*Exercise prompt*
Among the records below, find the lines that contain "sigma" and copy each of them.
══ Records supplied ══
int64_t du_val_dice_ce_ws_elems(int B, int K, int64_t HW);
int du_val_dice_ce(const float* logits, const int64_t* target, float* sums, int64_t* counts, int64_t* accum, int B, int K, int64_t HW,
                   float* ws, int64_t ws_elems, void* stream);
int64_t du_val_dice_ce_masked_ws_elems(int B, int K, int64_t HW);
int du_val_dice_ce_masked(const float* logits, const int64_t* target, float* sums, int64_t* counts, int64_t* accum, int B, int K,
                          int64_t HW, int64_t ignore_label, float* ws, int64_t ws_elems, void* stream);
int64_t du_val_dice_bce_ws_elems(int B, int R, int64_t HW);
int du_val_dice_bce(const float* logits, const uint8_t* target, float* sums, int64_t* counts, int64_t* accum, int B, int R, int64_t HW,
                    int has_ignore, float* ws, int64_t ws_elems, void* stream);

int du_film_fwd(int dtype, const void* gb, const void* z2, void* z, int64_t rows, int R, void* stream);
int du_film_bwd(int dtype, const void* dz, const void* gb, const void* z2, void* dgb, void* dz2, int64_t rows, int R, void* stream);

int du_swiglu_pairs(int dtype, const void* u, void* out, int64_t rows, int64_t h, void* stream);
int du_sample_copy(const float* src, float* dst, const int64_t* idx, int k, int64_t n_per_sample, int scatter, void* stream);
int du_cast(int src_dtype, int dst_dtype, const void* src, void* dst, int64_t n, void* stream);
int du_gemm_slab_count(int K, int split_k);
int du_splitk_reduce_bf16(const float* slabs, void* out, int splits, int64_t n, void* stream);
int du_nchw_to_nhwc_pad(int dst_dtype, const float* src, void* dst, int B, int C, int H, int W, int Cpad, void* stream);
int du_nhwc_to_nchw_f32(int src_dtype, const void* src, int64_t ld, float* dst, int B, int C, int H, int W, void* stream);
int du_patchify16(int dst_dtype, const float* src, void* dst, int B, int C, int H, int W, void* stream);

int du_pack_weights(const int64_t* table, const int64_t* bprefix, int n, int64_t nblocks, void* stream);

int du_aug_spatial(const float* data, const float* seg, const float* params, float* data_out, float* seg_out, int B, int C, int Hi, int Wi,
                   int Ho, int Wo, void* stream);
int du_aug_plane_stats(const float* x, float* stats, int planes, int64_t n, void* stream);
int du_aug_noise_mult(float* x, const float* sigma, const float* mult, int planes, int64_t n, int seed, void* stream);
int du_aug_contrast(float* x, const float* factor, const float* stats, int planes, int64_t n, void* stream);
int du_aug_gamma(float* x, const float* gamma, const float* invert, const float* stats, int planes, int64_t n, void* stream);
int du_aug_affine(float* x, const float* a, const float* b, int planes, int64_t n, void* stream);
int du_aug_blur(const float* x, float* y, const float* sigma, int planes, int H, int W, int axis, void* stream);
int du_aug_lowres(const float* x, float* y, const float* zoom, int planes, int H, int W, void* stream);
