diff --git a/stable-renderer_amd/_lib.py b/stable-renderer_amd/_lib.py
--- a/stable-renderer_amd/_lib.py
+++ b/stable-renderer_amd/_lib.py
@@ -102,6 +102,9 @@
     "sr_layernorm_gather": (C.c_int, [vp, vp, i32, i32, i32, vp, vp, vp, vp, i32, f32, i32, vp]),
     "sr_igemm": (C.c_int, [P(IgemmArgs), vp]),
     "sr_igemm_group": (C.c_int, [P(P(IgemmArgs)), i32, vp]),
+    "sr_linear_stream_eligible": (C.c_int, [P(IgemmArgs)]),
+    "sr_linear_stream_min_rows": (i64, [i32]),
+    "sr_linear_stream_launch_count": (i64, []),
     "sr_groupnorm": (C.c_int, [P(GroupNormArgs), vp]),
     "sr_groupnorm_scratch_floats": (i64, [i32, i32]),
     "sr_layernorm": (C.c_int, [vp, vp, vp, vp, i32, i32, f32, i32, vp]),
diff --git a/stable-renderer_amd/csrc/build.py b/stable-renderer_amd/csrc/build.py
--- a/stable-renderer_amd/csrc/build.py
+++ b/stable-renderer_amd/csrc/build.py
@@ -6,11 +6,11 @@
 HERE = os.path.dirname(os.path.abspath(__file__))
 OBJ = os.path.join(HERE, "_obj")
 LIB = os.path.join(HERE, "libsr_hip.so")
-SOURCES = ["errors.cpp", "hostutil.cpp", "model.cpp", "igemm.hip", "norm.hip", "attention.hip", "eltwise.hip", "overlap.hip", "plan.hip", "raster.hip"]
+SOURCES = ["errors.cpp", "hostutil.cpp", "model.cpp", "igemm.hip", "linear_stream.hip", "norm.hip", "attention.hip", "eltwise.hip", "overlap.hip", "plan.hip", "raster.hip"]
 FLAGS = ["--offload-arch=gfx950", "-O3", "-std=c++17", "-fPIC"]
 EXTRA = {"raster.hip": ["-ffp-contract=off"],
          "attention.hip": ["-fno-honor-nans"]}
-HEADERS = ["sr_common.h", os.path.join("..", "..", "include", "sr_hip.h")]
+HEADERS = ["sr_common.h", "linear_stream.h", os.path.join("..", "..", "include", "sr_hip.h")]
 
 
 def hipcc():
diff --git a/stable-renderer_amd/csrc/igemm.hip b/stable-renderer_amd/csrc/igemm.hip
--- a/stable-renderer_amd/csrc/igemm.hip
+++ b/stable-renderer_amd/csrc/igemm.hip
@@ -1079,10 +1079,12 @@
     if (force == 6) return launch<T, 256, 320, 4, 2, 4, TRANS, 64>(a, M, Ho, Wo, st);
     if (force == 9) {
       if (a.N % 160) SR_FAIL(SR_ERR_INVALID, "sr_igemm: tile 9 (128x160) needs N %% 160 == 0, N=%d", a.N);
+      if (sr_linear_stream_takes(a, M)) return sr_linear_stream_launch(a, M, Ho * Wo, st);
       return launch_ln<T, 128, 160, 4, 2, 2, TRANS, 128, 0, 4>(a, M, Ho, Wo, st);
     }
     if (force == 10) {
       if (a.N % 320) SR_FAIL(SR_ERR_INVALID, "sr_igemm: tile 10 (128x320) needs N %% 320 == 0, N=%d", a.N);
+      if (sr_linear_stream_takes(a, M)) return sr_linear_stream_launch(a, M, Ho * Wo, st);
       return launch_ln<T, 128, 320, 2, 4, 2, TRANS, 64, 0, 4>(a, M, Ho, Wo, st);
     }
     if (force == 11) return launch_ln<T, 128, 128, 4, 2, 2, TRANS, 128, 0, 4>(a, M, Ho, Wo, st);
@@ -1091,8 +1093,10 @@
                        (int64_t)((M + 127) / 128) * (a.N / 320) >= 256))
       return launch_ln<T, 128, 320, 2, 4, 2, TRANS>(a, M, Ho, Wo, st);
 
-    if (force == 5 || (force == 0 && a.N % 320 == 0 && (int64_t)((M + 255) / 256) * (a.N / 320) >= 256))
+    if (force == 5 || (force == 0 && a.N % 320 == 0 && (int64_t)((M + 255) / 256) * (a.N / 320) >= 256)) {
+      if (sr_linear_stream_takes(a, M)) return sr_linear_stream_launch(a, M, Ho * Wo, st);
       return launch_ln<T, 256, 320, 4, 2, 2, TRANS, 128, 2>(a, M, Ho, Wo, st);
+    }
   } else {
     if (force >= 5 && force <= 12) SR_FAIL(SR_ERR_INVALID, "sr_igemm: tile %d is fp16, non-transposed only", force);
   }
diff --git a/stable-renderer_amd/csrc/linear_stream.h b/stable-renderer_amd/csrc/linear_stream.h
--- /dev/null
+++ b/stable-renderer_amd/csrc/linear_stream.h
@@ -0,0 +1,50 @@
+#pragma once
+#include <stdint.h>
+#include "../../include/sr_hip.h"
+#if defined(__HIPCC__)
+#define SR_LS_HD __host__ __device__
+#else
+#define SR_LS_HD
+#endif
+
+enum {
+  SR_LS_BN = 160,
+  SR_LS_ROWS = 32,
+  SR_LS_WAVES = 8,
+  SR_LS_KMAX = 320,
+  SR_LS_MIN_BLOCKS = 4
+};
+
+static inline SR_LS_HD int sr_ls_strips(int N, int cus) {
+  const int halves = N / SR_LS_BN;
+  if (halves < 1 || N % SR_LS_BN) return 0;
+  return (cus / halves) / 8 * 8;
+}
+
+static inline SR_LS_HD void sr_ls_tile_of(int b, int halves, int* strip, int* half) {
+  const int xcd = b & 7, loc = b >> 3;
+  *half = loc % halves;
+  *strip = (loc / halves) * 8 + xcd;
+}
+
+static inline SR_LS_HD void sr_ls_strip_blocks(int M, int strips, int s, int* lo, int* hi) {
+  const int64_t nb = ((int64_t)M + SR_LS_ROWS - 1) / SR_LS_ROWS;
+  *lo = (int)(nb * s / strips);
+  *hi = (int)(nb * (s + 1) / strips);
+}
+
+static inline SR_LS_HD int64_t sr_ls_min_rows(int N, int cus) {
+  return (int64_t)sr_ls_strips(N, cus) * SR_LS_MIN_BLOCKS * SR_LS_ROWS;
+}
+
+static inline int sr_ls_eligible(const sr_igemm_args* a, int64_t M, int cus) {
+  if (a->dtype != SR_F16 || a->KH != 1 || a->stride != 1 || a->upsample || a->C2 != 0 || a->transpose_out) return 0;
+  if (a->act != 0 || a->out_f32 || a->split != -1) return 0;
+  if (a->scale != 1.0f) return 0;
+  if (a->row_stats || a->ln_inline) return 0;
+  if (a->C1 <= 0 || a->C1 > SR_LS_KMAX || a->C1 % 64) return 0;
+  if (a->N <= 0 || a->N % SR_LS_BN) return 0;
+  const int strips = sr_ls_strips(a->N, cus);
+  if (strips < 8) return 0;
+  return M >= sr_ls_min_rows(a->N, cus) && M <= 0x3fffffff;
+}
diff --git a/stable-renderer_amd/csrc/linear_stream.hip b/stable-renderer_amd/csrc/linear_stream.hip
--- /dev/null
+++ b/stable-renderer_amd/csrc/linear_stream.hip
@@ -0,0 +1,216 @@
+#include "sr_common.h"
+#include "linear_stream.h"
+#include <stdlib.h>
+
+#include <atomic>
+
+namespace {
+
+std::atomic<int64_t> ls_launches{0};
+constexpr int LS_PF_B = SR_LS_WAVES * 256;
+constexpr int LS_VEC_B = SR_LS_BN * 4;
+
+template <int NJ, bool RES, bool RV>
+__global__ __launch_bounds__(SR_LS_WAVES * 64, 2) void linear_stream_kernel(const sr_igemm_args p, const int M, const int rpb,
+                                                                            const int strips, const int halves) {
+  extern __shared__ __attribute__((aligned(16))) char ls_smem[];
+  constexpr int K = NJ * 32, KB = K * 2;
+  constexpr int R = NJ == 10 ? 5 : (NJ == 8 ? 4 : NJ);
+  constexpr int TN = SR_LS_BN / 16, TM = SR_LS_ROWS / 16, NP = TN / 2;
+  constexpr int WSTEP = SR_LS_BN * 128;
+  static_assert(NJ % 2 == 0 && NJ % R == 0 && K <= SR_LS_KMAX, "K is whole 64-half steps, at most 320");
+  float* const lbias = (float*)(ls_smem + LS_PF_B);
+  char* const lw = ls_smem + LS_PF_B + LS_VEC_B;
+
+  const int tid = threadIdx.x, lane = tid & 63;
+  const int wv = __builtin_amdgcn_readfirstlane(tid >> 6);
+  const int c16 = lane & 15, g4 = lane >> 4;
+  if (p.prefetch)
+    sr_prefetch_touch(p.prefetch, p.prefetch_bytes, (int64_t)blockIdx.x * (SR_LS_WAVES * 64) + tid, (int64_t)gridDim.x * (SR_LS_WAVES * 64),
+                      __builtin_amdgcn_readfirstlane(sr_lds_addr(ls_smem) + wv * 256));
+  int strip, half, b_lo, b_hi;
+  sr_ls_tile_of(blockIdx.x, halves, &strip, &half);
+  sr_ls_strip_blocks(M, strips, strip, &b_lo, &b_hi);
+  const int n0 = half * SR_LS_BN;
+  const int N = p.N;
+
═══
*Answer to this task*
int du_aug_noise_mult(float* x, const float* sigma, const float* mult, int planes, int64_t n, int seed, void* stream);
int du_aug_blur(const float* x, float* y, const float* sigma, int planes, int H, int W, int axis, void* stream);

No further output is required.